145 entry daha
  • -spoiler içerir-

    - film hakkında biraz ön okuma yaptım ve öyle izledim. giriş sahnesinde o club’ın flaşör ışıkları ile hızlıca içine girdim. müzik de güzeldi, ortam davetkardı. victoria barmene yaptığı küçük flört denemesinde duygusal olarak da yanına çekti beni. insana dair gerçekçi minik mizansenler beni hemen yakalar, yakaladı yine.
    - tuvalet sırasına girmediği için azar yedi alman ablalardan. sonra inanır mısınız sen o kadar dans et, üzerine iç, tuvalete gireme ve iki saat yirmi dakika boyunca böyle bir koşturmacanın içinde ol ve tek bir anında hala tuvalete girmemiş ol, o idrar torbası patlar. filmle ilgili kaşıyan şeylerden biri buydu.
    - o club çıkışı, oradaki erasmusvari diyaloglar, berlin’in sadece berlin sokaklarında yaşanabileceğini iddia eden çetemiz ve oluşan gerçekçi ortam artık inandırıcılık duvarımı yıkmış, filmin temposuna beni hooop diye alıvermişti.
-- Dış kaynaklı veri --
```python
_VP, _I, _F, _SZ = ctypes.c_void_p, ctypes.c_int, ctypes.c_float, ctypes.c_size_t
ALLREDUCE_FN = ctypes.CFUNCTYPE(ctypes.c_int, ctypes.c_void_p, ctypes.c_void_p, ctypes.c_size_t, ctypes.c_void_p)
SIGNATURES = {
    "omv_orb_create": (_I, [ctypes.POINTER(OrbParams), _I, _I, _I, ctypes.POINTER(_VP)]),
    "omv_orb_destroy": (_I, [_VP]),
    "omv_selftest_node_sort": (_I, [_VP, _VP, _I, _VP, _VP]),
    "omv_orb_max_keypoints": (_I, [_VP]),
    "omv_orb_scale_tables": (_I, [_VP, _VP, _VP, _VP, _VP]),
    "omv_orb_extract_batch": (_I, [_VP, _I, _VP, _SZ, _SZ, _VP, _VP, _VP, _VP, _VP, _VP]),
    "omv_orb_extract_host": (_I, [_VP, _VP, _SZ, _I, _I, _VP, _VP, _VP, _VP]),
    "omv_orb_last_error": (_I, [_VP]),
    "omv_orb_enable_timing": (_I, [_VP, _I]),
    "omv_orb_set_harris": (_I, [_VP, _VP]),
    "omv_orb_stage_ms": (_I, [_VP, _VP, ctypes.POINTER(ctypes.c_longlong), _I]),
    "omv_orb_last_counts": (_I, [_VP, ctypes.POINTER(ctypes.c_longlong), ctypes.POINTER(ctypes.c_longlong)]),
    "omv_orb_debug_level": (_I, [_VP, _I, _I, _VP, ctypes.POINTER(_I), ctypes.POINTER(_I)]),
    "omv_matcher_create": (_I, [_I, _I, _I, _I, ctypes.POINTER(_VP)]),
    "omv_matcher_destroy": (_I, [_VP]),
    "omv_matcher_assign_grid": (_I, [_VP, _I, ctypes.POINTER(FrameGeom), _VP, _VP, _VP]),
    "omv_matcher_grid_debug": (_I, [_VP, _I, _I, _VP, _VP]),
    "omv_matcher_enable_timing": (_I, [_VP, _I]),
    "omv_matcher_last_error": (_I, [_VP]),
    "omv_matcher_stage_ms": (_I, [_VP, _VP, _I]),
    "omv_matcher_search_projection": (_I, [_VP, _I, ctypes.POINTER(FrameGeom), _VP, _VP, _VP,
                                           ctypes.POINTER(MpView), _I, _F, _I, _F, _F, _VP, _VP, _VP, _VP,
                                           _VP, _VP]),
    "omv_matcher_stereo_lapping": (_I, [_VP, _I, _VP, _VP, _VP, ctypes.c_double, _VP, _VP, _VP]),
    "omv_bf_knn2": (_I, [_I, _VP, _I, _VP, _VP, _I, _VP, _VP, _VP, _VP]),
    "omv_matcher_search_last_frame": (_I, [_VP, _I, ctypes.POINTER(FrameGeom), _VP, _VP, _VP, _VP, _VP, _VP,
                                           ctypes.POINTER(SE3f), ctypes.POINTER(LastFrame), _F, _I, _F, _I, _VP, _VP,
                                           _VP, _VP]),
    "omv_frustum": (_I, [_I, _VP, ctypes.POINTER(Rig), ctypes.POINTER(MpWorld), _I, _F, ctypes.POINTER(MpTrack), _VP,
                         _VP]),
    "omv_lba_create": (_I, [_I, _I, _I, _I, _I, ctypes.POINTER(_VP)]),
    "omv_lba_destroy": (_I, [_VP]),
    "omv_lba_set_problem": (_I, [_VP, ctypes.POINTER(LbaProblem)]),
    "omv_lba_optimize": (_I, [_VP, ctypes.POINTER(LbaOpts), ctypes.POINTER(LbaProblem), ctypes.POINTER(LbaResult)]),
    "omv_lba_evaluate": (_I, [_VP, _VP, _VP, _VP, _VP]),
    "omv_lba_evaluate_stereo": (_I, [_VP, _VP, _VP, _VP]),
    "omv_lba_stage_ms": (_I, [_VP, _VP, ctypes.POINTER(_I)]),
    "omv_lba_host_syncs": (_I, [_VP, ctypes.POINTER(_I), ctypes.POINTER(_I)]),
    "omv_lba_enable_timing": (_I, [_VP, _I]),
    "omv_lba_set_driver": (_I, [_VP, _I]),
    "omv_lba_reset": (_I, [_VP]),
    "omv_lba_set_comm": (_I, [_VP, _I, _I, _VP, _VP]),
    "omv_tri_debug": (_I, [_VP, _VP, _VP, _VP, _VP, _VP, _F, _F, _VP]),
    "omv_matcher_stereo_triangulate": (_I, [_VP, _I, _I, _I, _VP, _VP, _VP, _VP, _VP, _VP, _VP, _I, _VP, _VP, _VP,
                                            _VP, _VP]),
    "omv_matcher_search_for_triangulation": (_I, [_VP, _I, ctypes.POINTER(TriPair), _VP, _VP, _I, _I, _I, _VP, _VP]),
    "omv_matcher_search_by_bow": (_I, [_VP, _I, ctypes.POINTER(BowJob), _I, _F, _I, _VP, _VP]),
    "omv_matcher_bow_rescans": (_I, [ctypes.POINTER(ctypes.c_int64), _I]),
    "omv_matcher_search_for_initialization": (_I, [_VP, _I, _VP, ctypes.POINTER(FrameGeom), _VP, _VP, _VP, _VP, _I,
                                                   _F, _I, _VP, _VP, _VP]),
    "omv_pose_create": (_I, [_I, _I, ctypes.POINTER(_VP)]),
    "omv_pose_destroy": (_I, [_VP]),
    "omv_pose_inertial_last_kf": (_I, [_VP, ctypes.POINTER(PoseBatch), _I, _VP, _VP, _VP, _VP]),
    "omv_pose_inertial_last_frame": (_I, [_VP, ctypes.POINTER(PoseBatch), ctypes.POINTER(PosePrior), _I, _VP, _VP,
                                          _VP, _VP]),
    "omv_pose_constraint": (_I, [_I, _VP, _VP, _VP]),
    "omv_pose_optimization": (_I, [_VP, ctypes.POINTER(PoseBatch), _VP, _VP, _VP, _VP, _VP, _VP, _VP]),
    "omv_pose_set_mode": (_I, [_VP, _I, _I]),
    "omv_pose_edges_from_matches": (_I, [_VP, _I, _I, _VP, _VP, _VP, _VP, _VP, _VP, _I, _VP, _I] + [_VP] * 14),
    "omv_pose_last_error": (_I, [_VP, ctypes.POINTER(ctypes.c_int32), _VP]),
    "omv_matcher_search_kf": (_I, [_VP, _I, ctypes.POINTER(FrameGeom), _VP, _VP, _VP, _I, ctypes.POINTER(KfSearchJob),
                                   _I, _VP, ctypes.POINTER(KfMps), ctypes.POINTER(KfSearchParams), _VP, _VP, _VP, _VP,
                                   _VP]),
    "omv_search_in_neighbors_fuse": (_I, [_VP, ctypes.POINTER(FrameGeom), _VP, _VP, _VP, _I, ctypes.POINTER(FuseGraph),
                                          _I, _I, _VP, ctypes.POINTER(KfMps), ctypes.POINTER(KfSearchParams), _VP, _VP]),
    "omv_matcher_search_by_sim3": (_I, [_VP, _I, ctypes.POINTER(FrameGeom), _VP, _VP, _VP, _I, ctypes.POINTER(Sim3Job),
                                        _I, _VP, _VP, _I, _VP, _VP, ctypes.POINTER(KfMps), _F, _F, _I, _VP, _VP, _VP]),
    "omv_imu_preintegrate": (_I, [_I, _VP, _VP, _VP, _VP, _VP, _VP, _VP]),
    "omv_bow_transform": (_I, [ctypes.POINTER(Vocab), _I, _VP, _I, _VP, _I] + [_VP] * 10 + [_VP]),
    "omv_lba_shard": (_I, [_VP, ctypes.POINTER(ctypes.c_int32), ctypes.POINTER(ctypes.c_int32), _VP]),
    "omv_frame_uright": (_I, [_I, _I, _I, _I, _VP, _VP, _VP, _I, _I, ctypes.POINTER(FisheyeUndist), _F, _VP, _VP,
                              _VP]),
    "omv_frame_pack": (_I, [_I, _I, _I, _I, _VP, _VP, _VP, _VP, _VP, _VP, _VP, _VP, _VP]),
    "omv_mappoint_distinctive_descriptors": (_I, [_I, _VP, _VP, _VP, _VP, _VP, _VP]),
    "omv_create_new_map_points": (_I, [_I, _VP, _VP, _VP, _VP, _I, _I, _I, ctypes.c_float, ctypes.c_float, _I, _VP,
                                       _VP, _VP]),
    "omv_local_mapping_create_new_map_points": (_I, [_VP, _VP, _VP, _I, _VP, _VP, _VP, _I, _I, _I, _I, _I,
                                                     ctypes.c_float, ctypes.c_float, _VP, _VP, _VP]),
# ... 74 lines not shown
```

openmavis_amd/csrc/match.hip:

```cpp
#include <hip/hip_runtime.h>

#include <climits>
#include <cstdlib>
#include <cstring>
#include <type_traits>
#include <cmath>
#include <cstdio>
#include <vector>

#include "../../include/omv.h"
#include "omv_camera.h"
#include "omv_device.h"
#include "omv_host.h"

namespace {

constexpr int kGridCols = 64, kGridRows = 48, kCells = kGridCols * kGridRows;
constexpr int kTH_HIGH = 100;
constexpr int kTop = 16;
constexpr int kMaxCams = 8;
constexpr size_t kResolveLds = 150 * 1024;

struct FrameArgs {
    int n_cams, kp_cap, nlevels;
// ... 1070 lines not shown
    const int *q_off, *t_off;
    int pair_stride_off;
    int32_t *idx2, *dist2;
    int out_cap;
};

template <int G>
__global__ void __launch_bounds__(256) knn2_kernel(KnnArgs a, int n_pairs) {
    __shared__ __attribute__((aligned(16))) uint64_t tile[256][4];
    constexpr int QB = 256 / G;
    const int pair = blockIdx.y;
    const int qo = a.q_off ? a.q_off[pair * a.pair_stride_off] : 0;
    const int to = a.t_off ? a.t_off[pair * a.pair_stride_off] : 0;
    const int nq = a.nq[pair * a.pair_stride_off] - qo;
    const int nt = a.nt[pair * a.pair_stride_off] - to;
    const int g = threadIdx.x % G;
    const int qi = blockIdx.x * QB + threadIdx.x / G;
    if (blockIdx.x * QB >= max(nq, 0)) return;
    uint64_t dq[4] = {0, 0, 0, 0};
    if (qi < nq) omv::load_desc(a.q + pair * a.q_stride + (size_t)(qo + qi) * 32, dq);
    uint64_t k0 = ~0ull >> 1, k1 = ~0ull >> 1;
    int d0 = INT_MAX, d1 = INT_MAX, i0 = -1, i1 = -1;
    for (int b = 0; b < nt; b += 256) {
        __syncthreads();
        const int j = b + threadIdx.x;
        if (j < nt) omv::load_desc(a.t + pair * a.t_stride + (size_t)(to + j) * 32, tile[threadIdx.x]);
        __syncthreads();
        const int e = min(256, nt - b);
        for (int k = g; k < e; k += G) {
            const int d = omv::hamming256(dq, tile[k]);
            if (d < d1) {
                if (d0 > d) d1 = d0, i1 = i0, d0 = d, i0 = b + k;
                else d1 = d, i1 = b + k;
            }
        }
    }
    k0 = ((uint64_t)(uint32_t)d0 << 32) | (uint32_t)i0;
    k1 = ((uint64_t)(uint32_t)d1 << 32) | (uint32_t)i1;
#pragma unroll
    for (int m = 1; m < G; m <<= 1) {
        const uint64_t o0 = __shfl_xor(k0, m, 64), o1 = __shfl_xor(k1, m, 64);
        const uint64_t r0 = k0 < o0 ? k0 : o0;
        const uint64_t r1 = k0 < o0 ? (k1 < o0 ? k1 : o0) : (k0 < o1 ? k0 : o1);
        k0 = r0, k1 = r1;
    }
    if (qi < nq && g == 0) {
        int32_t *oi = a.idx2 + ((size_t)pair * a.out_cap + qi) * 2;
        int32_t *od = a.dist2 + ((size_t)pair * a.out_cap + qi) * 2;
        oi[0] = (int32_t)(uint32_t)k0, oi[1] = (int32_t)(uint32_t)k1;
        od[0] = (int32_t)(k0 >> 32), od[1] = (int32_t)(k1 >> 32);
    }
}

static void launch_knn2(const KnnArgs &a, int n_pairs, int q_cap, hipStream_t st) {
    if ((long long)n_pairs * q_cap <= 4096)
        knn2_kernel<32><<<dim3((q_cap + 7) / 8, n_pairs), 256, 0, st>>>(a, n_pairs);
    else
        knn2_kernel<8><<<dim3((q_cap + 31) / 32, n_pairs), 256, 0, st>>>(a, n_pairs);
}

__global__ void stereo_pairs_kernel(const int32_t *idx2, const int32_t *dist2, int out_cap, const int *n_kp,
                                    const int *mono, int n_cams, int kp_cap, double ratio, int32_t *l2r,
                                    int32_t *r2l, int n_frames) {
    const int frame = blockIdx.y;
    const int q = blockIdx.x * blockDim.x + threadIdx.x;
    if (q >= kp_cap) return;
    const int m0 = mono[frame * n_cams], m1 = mono[frame * n_cams + 1];
    const int nq = n_kp[frame * n_cams] - m0, qi = q - m0;
    int32_t v = -1;
    if (qi >= 0 && qi < nq) {
        const int32_t *oi = idx2 + ((size_t)frame * out_cap + qi) * 2;
        const int32_t *od = dist2 + ((size_t)frame * out_cap + qi) * 2;
        if (oi[1] >= 0 && (double)od[0] < (double)od[1] * ratio) {
            v = m1 + oi[0];
            atomicMax(&r2l[(size_t)frame * kp_cap + m1 + oi[0]], q);
        }
    }
    l2r[(size_t)frame * kp_cap + q] = v;
}

__device__ __forceinline__ void mat3f(const float *a, const float *b, float *r) {
    for (int i = 0; i < 3; ++i)
        for (int j = 0; j < 3; ++j) r[3 * i + j] = a[3 * i] * b[j] + a[3 * i + 1] * b[3 + j] + a[3 * i + 2] * b[6 + j];
}
__device__ __forceinline__ void matvec3f(const float *a, const float *x, float *r) {
    for (int i = 0; i < 3; ++i) r[i] = a[3 * i] * x[0] + a[3 * i + 1] * x[1] + a[3 * i + 2] * x[2];
}

__global__ void __launch_bounds__(256) frustum_kernel(const omv_frame_pose *poses, omv_rig rig, omv_mp_world mp, int M,
                                                      float cos_limit, omv_mp_track out, int32_t *n_in_view) {
    __shared__ float Rc[kMaxCams][9], tc[kMaxCams][3], twc[kMaxCams][3];
    const int frame = blockIdx.y, C = rig.n_cams;
    const omv_frame_pose &pose = poses[frame];
    if (threadIdx.x < C) {
        const int c = threadIdx.x;
        if (c == 0) {
            for (int q = 0; q < 9; ++q) Rc[0][q] = pose.Rcw[q];
            for (int q = 0; q < 3; ++q) tc[0][q] = pose.tcw[q], twc[0][q] = pose.Ow[q];
        } else {
            float R[9], t[3];
            mat3f(rig.R_cl[c], pose.Rcw, R);
            for (int q = 0; q < 9; ++q) Rc[c][q] = R[q];
            matvec3f(rig.R_cl[c], pose.tcw, t);
            for (int q = 0; q < 3; ++q) tc[c][q] = t[q] + rig.t_cl[c][q];
            matvec3f(pose.Rwc, rig.t_lc[c], t);
            for (int q = 0; q < 3; ++q) twc[c][q] = t[q] + pose.Ow[q];
        }
    }
// ... 935 lines not shown
    f.kps = kps, f.desc = desc, f.n_kp = n_kp;
    f.cell_start = h->d_cell_start, f.cell_idx = h->d_cell_idx;
}

constexpr size_t kResolveStaticLds = 4 * ((size_t)kMaxDomains * (2 * kListCap + kMaxRevived + 2) + 1);
static size_t resolve_lds_bytes(int C, int cap, int M, int *lds_k2m = nullptr) {
    const size_t S = (size_t)C * cap;
    const size_t b = sizeof(uint32_t) * 2 * ((S + 31) / 32) + sizeof(int) * S + 2 * sizeof(int32_t) * cap + ((size_t)M + 3) / 4 * 4;
    const size_t with_k2m = b + sizeof(int32_t) * S;
    const bool fits = with_k2m + kResolveStaticLds <= kResolveLds;
    if (lds_k2m) *lds_k2m = fits;
    return fits ? with_k2m : b;
}
static size_t lf_resolve_lds_bytes(int C, int cap) {
    const size_t S = (size_t)C * cap;
    return sizeof(uint32_t) * ((S + 31) / 32) + sizeof(int) * S;
}

extern "C" {

omv_status omv_frustum(int n_frames, const omv_frame_pose *poses, const omv_rig *rig, const omv_mp_world *mp, int M,
                       float viewing_cos_limit, const omv_mp_track *out, int32_t *n_in_view, void *stream) {
    if (n_frames <= 0 || !poses || !rig || !mp || !out || M < 0 || rig->n_cams <= 0 || rig->n_cams > kMaxCams ||
        rig->n_levels <= 0 || !cam_models_ok(rig->model, rig->n_cams))
        return OMV_ERR_ARG;
    if (M == 0) return OMV_OK;
    hipStream_t st = (hipStream_t)stream;
    frustum_kernel<<<dim3((M + 255) / 256, n_frames), 256, 0, st>>>(poses, *rig, *mp, M, viewing_cos_limit, *out,
                                                                    n_in_view);
    HIP_OK(hipGetLastError());
    return OMV_OK;
}

omv_status omv_matcher_create(int max_frames, int n_cams, int kp_cap, int max_mps, omv_matcher **out) {
    if (!out || max_frames <= 0 || n_cams <= 0 || n_cams > kMaxCams || kp_cap <= 0 || kp_cap > 65535 || max_mps < 0)
        return OMV_ERR_ARG;
    if (resolve_lds_bytes(n_cams, kp_cap, max_mps) > kResolveLds - kResolveStaticLds || lf_resolve_lds_bytes(n_cams, kp_cap) > kResolveLds)
        return OMV_ERR_ARG;
    int ndev = 0;
    if (hipGetDeviceCount(&ndev) != hipSuccess || ndev == 0) return OMV_ERR_NO_DEVICE;
    const int resolve_dyn = (int)(kResolveLds - kResolveStaticLds);
    HIP_OK(hipFuncSetAttribute((const void *)resolve_kernel<true>, hipFuncAttributeMaxDynamicSharedMemorySize, resolve_dyn));
    HIP_OK(hipFuncSetAttribute((const void *)resolve_kernel<false>, hipFuncAttributeMaxDynamicSharedMemorySize, resolve_dyn));
    HIP_OK(hipFuncSetAttribute((const void *)lf_resolve_kernel, hipFuncAttributeMaxDynamicSharedMemorySize, (int)kResolveLds));
    HIP_OK(hipFuncSetAttribute((const void *)cand_stage_kernel, hipFuncAttributeMaxDynamicSharedMemorySize, (int)kStageLdsMax));
    auto h = std::make_unique<omv_matcher>();
    h->max_frames = max_frames, h->n_cams = n_cams, h->kp_cap = kp_cap, h->max_mps = max_mps;
    if (const char *e = getenv("OMV_BOW_TOP")) h->knobs.bow_top = atoi(e);
    if (const char *e = getenv("OMV_TRI_SLICES")) h->knobs.tri_slices = atoi(e);
    if (const char *e = getenv("OMV_TRI_ECAP")) h->knobs.tri_ecap = atoi(e);
    if (const char *e = getenv("OMV_TRI_WALK")) h->knobs.tri_walk_seq = strcmp(e, "seq") == 0 ? 1 : 0;
    if (const char *e = getenv("OMV_CAND")) h->knobs.cand_mode = strcmp(e, "global") == 0 ? 1 : strcmp(e, "lds") == 0 ? 2 : 0;
    if (const char *e = getenv("OMV_CAND_PW")) h->knobs.cand_pw = atoi(e);
    const size_t fc = (size_t)max_frames * n_cams;
    const size_t knn = (size_t)2 * max_frames * kp_cap;
    omv::DeviceArena &mem = h->mem;
    if (!mem.alloc(&h->d_cell_start, fc * (kCells + 1)) || !mem.alloc(&h->d_cell_idx, fc * kp_cap) ||
        !mem.alloc(&h->d_recs, fc * max_mps) || !mem.alloc(&h->d_counts, fc * max_mps) ||
        !mem.alloc(&h->d_flags, (size_t)max_frames * max_mps) || !mem.alloc(&h->d_knn_i, knn) ||
        !mem.alloc(&h->d_knn_d, knn) || !mem.alloc(&h->d_err, 1))
        return OMV_ERR_HIP;
    HIP_OK(hipMemset(h->d_err, 0, sizeof(int)));
    *out = h.release();
    return OMV_OK;
}
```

    - ara ara “vay anasını kesmedik hala, trick falan da yok bildiğin yürüyor gidiyor kamera helal olsun” yabancılaşmaları, bunu kesin şuna anlatmalıyım iç sesleri eşlik etse de devam etti film.
    - çatıda hapse girip çıkma konusu açıldığında bile böyle bir filme evrileceğini anlamamıştım saf saf. hatta düşünüyordum artık trend bu galiba, geçmişte kalan bir travma, onunla yüzleşen insanlar, bu yüzleşmenin değiştirdiği öykü ve çözülme. önümüzdeki yaşayacağım 40-50 yılda bu formülde filmler izleyeceğim sanıyordum. öyle değilmiş bu, valla değilmiş.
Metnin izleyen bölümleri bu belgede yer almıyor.